What the task requires:
Among the entries below, find every line that has "lanes" and pull it out.

Collected data:
---+---
-                const bool ok = row_ok && k0 < K;
-#pragma unroll
-                for (int e = 0; e < 4; ++e) areg[q][e] = ok ? src[e] : f32x4{0.0f, 0.0f, 0.0f, 0.0f};
+        const int mc = row_ok ? m : g.M_real - 1;
+        const int b = mc / tpi, t = mc - b * tpi, py = t / gw, px = t - py * gw;
+        prow = ((((unsigned)(b - b0) * IH + (unsigned)py * P) * IW + (unsigned)px * P) * Cin) * 4u;
+    }
+    const unsigned pitch = (unsigned)IW * Cin * 4u;
+    const unsigned last_off = prow + (unsigned)((K - 1) / PC) * pitch + (unsigned)((K - 1) % PC) * 4u;
+    f32x4 areg[3][NQ][4];
+    auto load_a = [&](int kt, auto S) {
+#pragma unroll
+        for (int q = 0; q < NQ; ++q) {
+            const int k0 = kt * BK + (a_h * NQ + q) * 16;
+            if constexpr (FAST) {
+                const int kc = k0 < K ? k0 : 0;
+                const int ky = kc / PC, r0 = kc - ky * PC;
+                const f32x4 *src = (const f32x4 *)(img0 + (prow + (unsigned)ky * pitch + (unsigned)r0 * 4u));
+#pragma unroll
+                for (int e = 0; e < 4; ++e) areg[S.value][q][e] = src[e];
             } else {
+                const int ky0 = k0 / PC;
+                int r = k0 - ky0 * PC;
+                unsigned off = prow + (unsigned)ky0 * pitch + (unsigned)r * 4u;
+                const unsigned wrap = pitch - (unsigned)PC * 4u;
 #pragma unroll
                 for (int e = 0; e < 16; ++e) {
-                    const int k = k0 + e, ky = k / PC, r = k - ky * PC;
-                    areg[q][e >> 2][e & 3] = (row_ok && k < K) ? prow[(size_t)ky * IW * Cin + r] : 0.0f;
+                    areg[S.value][q][e >> 2][e & 3] = *(const float *)(img0 + min(off, last_off));
+                    ++r; off += 4u;
+                    if (r == PC) { r = 0; off += wrap; }
                 }
             }
         }
     };
-    auto write_a = [&](int buf) {
-        char *at = smem + buf * STAGE;
-#pragma unroll
-        for (int q = 0; q < 2; ++q)
+    auto write_a = [&](int kt, auto S) {
+        char *at = smem + (kt & 1) * A_TILE;
+#pragma unroll
+        for (int q = 0; q < NQ; ++q) {
+            const int k0 = kt * BK + (a_h * NQ + q) * 16;
+            f32x4 v[4];
+#pragma unroll
+            for (int e = 0; e < 4; ++e)
+#pragma unroll
+                for (int c = 0; c < 4; ++c) v[e][c] = (row_ok && k0 + e * 4 + c < K) ? areg[S.value][q][e][c] : 0.0f;
 #pragma unroll
             for (int hh = 0; hh < 2; ++hh) {
-                const f32x4 lo = areg[q][2 * hh], hi = areg[q][2 * hh + 1];
+                const f32x4 lo = v[2 * hh], hi = v[2 * hh + 1];
                 const typename Pair<T>::v2 p0 = round_pair<T>(lo[0], lo[1]), p1 = round_pair<T>(lo[2], lo[3]), p2 = round_pair<T>(hi[0], hi[1]), p3 = round_pair<T>(hi[2], hi[3]);
-                *(v8 *)(at + swz_byte(a_row, (a_h * 2 + q) * 2 + hh)) = v8{p0[0], p0[1], p1[0], p1[1], p2[0], p2[1], p3[0], p3[1]};
+                *(v8 *)(at + swz_byte(a_row, (a_h * NQ + q) * 2 + hh)) = v8{p0[0], p0[1], p1[0], p1[1], p2[0], p2[1], p3[0], p3[1]};
             }
-    };
-
-    const int wm = wave >> 1, wn = wave & 1;
+        }
+    };
+
+    const int wm = wave / WN, wn = wave % WN;
     f32x4 acc[4][4];
 #pragma unroll
     for (int t = 0; t < 4; ++t)
@@ -87,31 +128,57 @@
 #pragma unroll
         for (int k2 = 0; k2 < 2; ++k2) {
             a_rd[t][k2] = swz_byte(wm * 64 + t * 16 + l15, k2 * 4 + g4);
-            w_rd[t][k2] = TILE + swz_byte(wn * 64 + t * 16 + l15, k2 * 4 + g4);
+            w_rd[t][k2] = swz_byte(wn * 64 + t * 16 + l15, k2 * 4 + g4);
         }
 
     const int nk = g.K / BK;
-    stage_w(0, 0);
-    load_a(0); write_a(0);
-    asm volatile("s_waitcnt vmcnt(0)" ::: "memory");
-    __syncthreads();
-    for (int kt = 0; kt < nk; ++kt) {
-        const int cur = kt & 1;
-        if (kt + 1 < nk) { stage_w(cur ^ 1, (kt + 1) * BK); load_a(kt + 1); }
-        const char *sb = smem + cur * STAGE;
+    auto multiply = [&](int kt, int wslot) {
+        const char *sa = smem + (kt & 1) * A_TILE, *sw = smem_w + wslot * W_TILE;
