extern "C" int mgb_quad_set_targets(mgb_quad *h, const float *tbl_dev, int32_t n_tasks, const int32_t *env2task_dev)
{
    MGB_REQUIRE(h && tbl_dev && env2task_dev, "null argument");
    MGB_REQUIRE(n_tasks > 0, "n_tasks must be positive");
    MgbDeviceGuard guard(h->device);
    MGB_CUDA(cudaDeviceSynchronize());
    cudaFree(h->targets); h->targets = nullptr;
    cudaFree(h->env2task); h->env2task = nullptr;
    const size_t tb = sizeof(float) * 3 * (size_t)h->c.nt * (size_t)n_tasks;
    MGB_CUDA(cudaMalloc(&h->targets, tb));
    MGB_CUDA(cudaMalloc(&h->env2task, sizeof(int32_t) * h->n));
    MGB_CUDA(cudaMemcpy(h->targets, tbl_dev, tb, cudaMemcpyDeviceToDevice));
    MGB_CUDA(cudaMemcpy(h->env2task, env2task_dev, sizeof(int32_t) * h->n, cudaMemcpyDeviceToDevice));
    MGB_CUDA(cudaDeviceSynchronize());
    h->n_tasks = n_tasks;
    return MGB_OK;
}

static int check_ready(const mgb_quad *h)
{
    if (h->c.task == MGB_TASK_VELOCITY_CONTROL && !h->targets) {
        mgb_set_error("velocity_control: call mgb_quad_set_targets before reset/step");
        return MGB_ERR_STATE;
    }
    return MGB_OK;
}

extern "C" int mgb_quad_make_targets(mgb_quad *h, const float *act_dev, int32_t n_tasks, float *tbl_dev, void *stream)
{
    MgbRange nvtx_range("mgb_quad_make_targets");
    MGB_REQUIRE(h && act_dev && tbl_dev, "null argument");
    MGB_REQUIRE(n_tasks > 0, "n_tasks must be positive");
    MgbDeviceGuard guard(h->device);
    cudaStream_t st = (cudaStream_t)stream;
    const int threads = 32, blocks = (n_tasks + threads - 1) / threads;
    if (h->c.simple) quad_targets_kernel<true><<<blocks, threads, 0, st>>>(h->c, act_dev, n_tasks, tbl_dev);
    else quad_targets_kernel<false><<<blocks, threads, 0, st>>>(h->c, act_dev, n_tasks, tbl_dev);
    MGB_CUDA(cudaGetLastError());
    h->launches += 1;
    return MGB_OK;
}

extern "C" int mgb_quad_reset(mgb_quad *h, const uint8_t *mask_dev, const double *noise_dev, float *obs_dev,
                              void *stream)
{
    MgbRange nvtx_range("mgb_quad_reset");
    MGB_REQUIRE(h, "null handle");
    int rc = check_ready(h);
    if (rc) return rc;
    MgbDeviceGuard guard(h->device);
    QuadArgs a = base_args(h);
    a.obs = obs_dev;
    quad_reset_kernel<<<(unsigned)((h->n + kThreads - 1) / kThreads), kThreads, 0, (cudaStream_t)stream>>>(
        h->c, a, mask_dev, noise_dev);
    MGB_CUDA(cudaGetLastError());
    h->launches += 1;
    return MGB_OK;
}

enum StepKernel { STEP_TILE = 0, STEP_WIDE = 1, STEP_STREAM = 2, STEP_PACKED = 3 };

static StepKernel choose_step_kernel(const mgb_quad *h, const QuadArgs &a)
{
    const unsigned blocks = (unsigned)((a.n + kThreads - 1) / kThreads);
    const bool act16 = (reinterpret_cast<uintptr_t>(a.act) & 15u) == 0;
    if (h->stream_kernel && (int64_t)blocks > (int64_t)h->num_sms * 32 && act16) return STEP_STREAM;
    if (h->packed && h->c.rk4_steps == 0 && a.n >= 2) {
        const bool aligned = act16 && (reinterpret_cast<uintptr_t>(a.rew) & 7u) == 0 &&
                             (reinterpret_cast<uintptr_t>(a.done) & 1u) == 0 && (reinterpret_cast<uintptr_t>(a.fail) & 7u) == 0;
        if (aligned) return STEP_PACKED;
    }
    const bool single_wave = a.n <= (int64_t)h->num_sms * 512 && a.n >= (int64_t)h->num_sms * 64;
    const int64_t wide_max = (int64_t)h->num_sms * (h->wide_kernel > 0 ? 512 : 384);
    if (h->wide_kernel != 0 && single_wave && a.n <= wide_max) return STEP_WIDE;
    return STEP_TILE;
}

static int launch_step(mgb_quad *h, const QuadArgs &a, cudaStream_t st)
{
    const unsigned blocks = (unsigned)((a.n + kThreads - 1) / kThreads);
    cudaLaunchConfig_t cfg;
    memset(&cfg, 0, sizeof(cfg));
    cfg.gridDim = dim3(blocks);
    cfg.blockDim = dim3(kThreads);
    cfg.stream = st;
    cudaLaunchAttribute attr[1];
    attr[0].id = cudaLaunchAttributeProgrammaticStreamSerialization;
    attr[0].val.programmaticStreamSerializationAllowed = h->pdl ? 1 : 0;
    cfg.attrs = attr;
    cfg.numAttrs = 1;
    const StepKernel which = choose_step_kernel(h, a);
    if (which == STEP_STREAM) {
        cfg.gridDim = dim3((unsigned)(h->num_sms * 4));
        cfg.blockDim = dim3(kStreamThreads);
        if (h->c.simple) MGB_CUDA(cudaLaunchKernelEx(&cfg, quad_stream_kernel<true>, h->c, a));
        else MGB_CUDA(cudaLaunchKernelEx(&cfg, quad_stream_kernel<false>, h->c, a));
    } else if (which == STEP_WIDE || which == STEP_PACKED) {
        const int lanes = which == STEP_PACKED ? 2 : 1;
        int per;
        if (a.n <= (int64_t)h->num_sms * 512 && a.n >= (int64_t)h->num_sms * 64) per = (int)((a.n + h->num_sms - 1) / h->num_sms);
        else per = a.n < (int64_t)h->num_sms * 64 ? 64 : 256;
        per = (per + 3) / 4 * 4;
        QuadArgs aw = a;
        aw.per_cta = per;
        cfg.gridDim = dim3((unsigned)((a.n + per - 1) / per));
        cfg.blockDim = dim3((unsigned)((per / lanes + 31) / 32 * 32));
        cfg.dynamicSmemBytes = (size_t)per * kMaxObs * 4 * 2;
        if (which == STEP_PACKED) {
            if (h->c.simple) MGB_CUDA(cudaLaunchKernelEx(&cfg, quad_step2_kernel<true>, h->c, aw));
            else MGB_CUDA(cudaLaunchKernelEx(&cfg, quad_step2_kernel<false>, h->c, aw));
        } else {
            if (h->c.simple) MGB_CUDA(cudaLaunchKernelEx(&cfg, quad_step_wide_kernel<true>, h->c, aw));
            else MGB_CUDA(cudaLaunchKernelEx(&cfg, quad_step_wide_kernel<false>, h->c, aw));
        }
    } else {
        if (h->c.simple) MGB_CUDA(cudaLaunchKernelEx(&cfg, quad_step_kernel<true>, h->c, a));
        else MGB_CUDA(cudaLaunchKernelEx(&cfg, quad_step_kernel<false>, h->c, a));
    }
    MGB_CUDA(cudaGetLastError());
    h->launches += 1;
    return MGB_OK;
}
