+  const int Ho = 2 * a.H, Wo = 2 * a.W;
+  bf16_t* __restrict__ out3 = reinterpret_cast<bf16_t*>(a.out);
+  const bf16_t* __restrict__ add3 = reinterpret_cast<const bf16_t*>(a.addsrc);
+  const bf16_t* __restrict__ fy3 = reinterpret_cast<const bf16_t*>(a.fuse.y);
+  constexpr int VPRO3 = BN / 8;
+  using Acc3 = BnFuseAcc<bf16_t, BN, NW * 64>;
+  static_assert(Acc3::kWaveFold, "bf16, at most 16 channel vectors per pixel");
+  Acc3 fz3;
+  float* ws3 = reinterpret_cast<float*>(smem + G::WS_OFF);
+  float* tab = reinterpret_cast<float*>(smem + G::TAB_OFF);
+  const volatile f32x4_t* tabv = reinterpret_cast<const volatile f32x4_t*>(smem + G::TAB_OFF);
+  if constexpr (FUSE) {
+    if (tid < BN) {
+      const bool ok = tid < a.Nout;
+      tab[tid] = ok ? a.fuse.scale[tid] : 0.f; tab[BN + tid] = ok ? a.fuse.shift[tid] : 0.f; tab[2 * BN + tid] = ok ? a.fuse.mean[tid] : 0.f;
+    }
+  }
+
+  const int nch = a.nchunks;
+  int par = 0;
+  bool first = true;
+  for (;;) {
+    const int tnext = t + nx;
+    const bool has_next = tnext < hi;
+    int ktid = tid;
+    asm volatile("" : "+v"(ktid));
+    const int lane = ktid & 63, lrow = lane >> 2, kv = (lane & 3) ^ swz(lrow);
+    auto tile_avo = [&](int tile, unsigned (&av)[NPA]) {
+      const int img = tile / tpi, rt = tile - img * tpi, ty = rt / a.tiles_x, tx = rt - ty * a.tiles_x;
+#pragma unroll
+      for (int k = 0; k < NPA; ++k) {
+        const int j = (wave + k * NW) * 16 + lrow;
+        const int yy = ty * 8 + (j >> 5), xx = tx * 31 + (j & 31);
+        const bool ok = yy < a.H && xx < a.W && kv * 8 < a.Cin;
+        av[k] = ok ? (unsigned)((((img * a.H + yy) * a.W + xx) * a.in_ldc + kv * 8) * 2) : OOB;
+      }
+    };
+    const unsigned bvo = (wave < BN / 16 && wave * 16 + lrow < a.Nout) ? (unsigned)(((wave * 16 + lrow) * a.wrow + kv * 8) * 2) : OOB;
+    const int r = lane & 15, q = lane >> 4;
+    int offA[9];
+#pragma unroll
+    for (int tap = 0; tap < 9; ++tap) {
+      const int kh = tap / 3, kw = tap - kh * 3;
+      const int row = wm * TM + (kh == 0 ? 32 : 0) + (kw == 0 ? 1 : 0) + r;
+      offA[tap] = row * 64 + ((q ^ swz(row)) << 4);
+    }
+    const int offB = (wn * TN + r) * 64 + ((q ^ swz(r)) << 4);
+    unsigned avo[NPA], avn[NPA];
+    tile_avo(t, avo);
+    if (first) {
+      S2P_ISSUE_A(rin, avo, 0, 0);
+      S2P_ISSUE_B(rw, 0, 0, 0);
+      S2P_ISSUE_B(rw, 1, 0, 1);
+      first = false;
+    }
+    tile_avo(has_next ? tnext : t, avn);
+    const __amdgpu_buffer_rsrc_t rinN = __builtin_amdgcn_make_buffer_rsrc(const_cast<void*>(a.in), 0, has_next ? in_bytes : 0u, 0x00020000);
+    const __amdgpu_buffer_rsrc_t rwN = __builtin_amdgcn_make_buffer_rsrc(const_cast<void*>(a.w), 0, has_next ? w_bytes : 0u, 0x00020000);
+
+    f32x4_t acc[4 * FM][FN];
+#pragma unroll
+    for (int i = 0; i < 4 * FM; ++i)
+#pragma unroll
+      for (int j = 0; j < FN; ++j) acc[i][j] = f32x4_t{0.f, 0.f, 0.f, 0.f};
+#define S2P_TAP_CLS(T) (((((T) / 3) != 1 ? 2 : 0) + (((T) % 3) != 1 ? 1 : 0)) * FM)
+
+    for (int c0 = 0; c0 < nch; c0 += 2) {
+#pragma unroll
+      for (int cc = 0; cc < 2; ++cc) {
+        const int c = c0 + cc;
+        if (c < nch) {
+          const bool lastc = c == nch - 1;
+          const int abase = S2P_ABUF((cc & 1) ^ par);
+#pragma unroll
+          for (int tap = 0; tap < 9; ++tap) {
+            const int rslot = (cc * 9 + tap) % BRING, wslot = (cc * 9 + tap + LA) % BRING;
+#pragma unroll
+            for (int i = 0; i < 4 * FM; ++i)
+#pragma unroll
+              for (int j = 0; j < FN; ++j) asm volatile("" : "+v"(acc[i][j]));
+            if (tap >= 1 && tap <= LA) wait_vm_reads_done<LA - 1 + NPA>(); else wait_vm_reads_done<LA - 1>();
+            __builtin_amdgcn_s_barrier();
+            bf16x8_t fa[FM], fb[FN];
+            const unsigned char* pa = smem + abase + offA[tap];
+            const unsigned char* pb = smem + G::BBASE + rslot * BTILE + offB;
+#pragma unroll
+            for (int i = 0; i < FM; ++i) fa[i] = *reinterpret_cast<const bf16x8_t*>(pa + i * 1024);
+#pragma unroll
+            for (int j = 0; j < FN; ++j) fb[j] = *reinterpret_cast<const bf16x8_t*>(pb + j * 1024);
+            {
+              const int t2 = (tap + LA) % 9, c2 = c + (tap + LA) / 9;
+              if (tap + LA >= 9 && lastc) S2P_ISSUE_B(rwN, t2, 0, wslot);
+              else S2P_ISSUE_B(rw, t2, c2, wslot);
+            }
+            if (tap == 0) {
+              if (lastc) S2P_ISSUE_A(rinN, avn, 0, ((cc + 1) & 1) ^ par);
+              else S2P_ISSUE_A(rin, avo, c + 1, ((cc + 1) & 1) ^ par);
+            }
+#pragma unroll
+            for (int i = 0; i < FM; ++i)
+#pragma unroll
+              for (int j = 0; j < FN; ++j)
+                acc[S2P_TAP_CLS(tap) + i][j] = __builtin_amdgcn_mfma_f32_16x16x32_bf16(fa[i], fb[j], acc[S2P_TAP_CLS(tap) + i][j], 0, 0, 0);
+          }
+        }
+      }
+    }
+    const int lastbuf = ((nch - 1) & 1) ^ par;
+    unsigned char* stg = smem + (lastbuf ? ABYTES : 0);
+
+    unsigned pk[4][FM][FN][2];
+#pragma unroll
+    for (int s4 = 0; s4 < 4; ++s4)
+#pragma unroll
+      for (int i = 0; i < FM; ++i)
+#pragma unroll
+        for (int j = 0; j < FN; ++j) {
+          pk[s4][i][j][0] = pack_bf16x2(acc[s4 * FM + i][j][0], acc[s4 * FM + i][j][1]);
+          pk[s4][i][j][1] = pack_bf16x2(acc[s4 * FM + i][j][2], acc[s4 * FM + i][j][3]);
+          asm volatile("" : "+v"(pk[s4][i][j][0]), "+v"(pk[s4][i][j][1])::"memory");
+        }
+    const int img = t / tpi, rt = t - img * tpi, ty = rt / a.tiles_x, tx = rt - ty * a.tiles_x;
+    const int a0 = ty * 8, b0 = tx * 31;
+    if constexpr (FUSE) {
+#pragma unroll
+      for (int e = 0; e < 8; ++e) { fz3.sg[e] = 0.f; fz3.sx[e] = 0.f; }
+    }
+    int elane = 0;
+#pragma unroll
+    for (int py = 0; py < 2; ++py) {
+      int pixv[VPRO3]; uint4 aq[VPRO3], yq[VPRO3];
+      {
+        int ltid = ktid;
+        asm volatile("" : "+v"(ltid));
+        const int n = (ltid % VPRO3) * 8;
+#pragma unroll
+        for (int k = 0; k < VPRO3; ++k) {
+          const int srow = (ltid + k * NW * 64) / VPRO3;
+          const int la = srow >> 6, ox = srow & 63;
+          const int Y = 2 * (a0 + la) + py, X = 2 * b0 + ox;
+          const bool ok = ox < 62 && Y < Ho && X < Wo && n < a.Nout;
+          pixv[k] = ok ? (img * Ho + Y) * Wo + X : -1;
+          const long long pl = ok ? pixv[k] : 0;
+          if (add3) aq[k] = *reinterpret_cast<const uint4*>(add3 + pl * a.add_ldc + n);
+          if constexpr (FUSE) yq[k] = *reinterpret_cast<const uint4*>(fy3 + pl * a.fuse.ldy + n);
+        }
+      }
+      lds_only_barrier();
+      {
+        int stid = ktid;
+        asm volatile("" : "+v"(stid));
+        const int sl = stid & 63;
+#pragma unroll
+        for (int px = 0; px < 2; ++px)
+#pragma unroll
+          for (int i = 0; i < FM; ++i)
+#pragma unroll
---+---
Exercise result:
        const int lanes = which == STEP_PACKED ? 2 : 1;
        cfg.blockDim = dim3((unsigned)((per / lanes + 31) / 32 * 32));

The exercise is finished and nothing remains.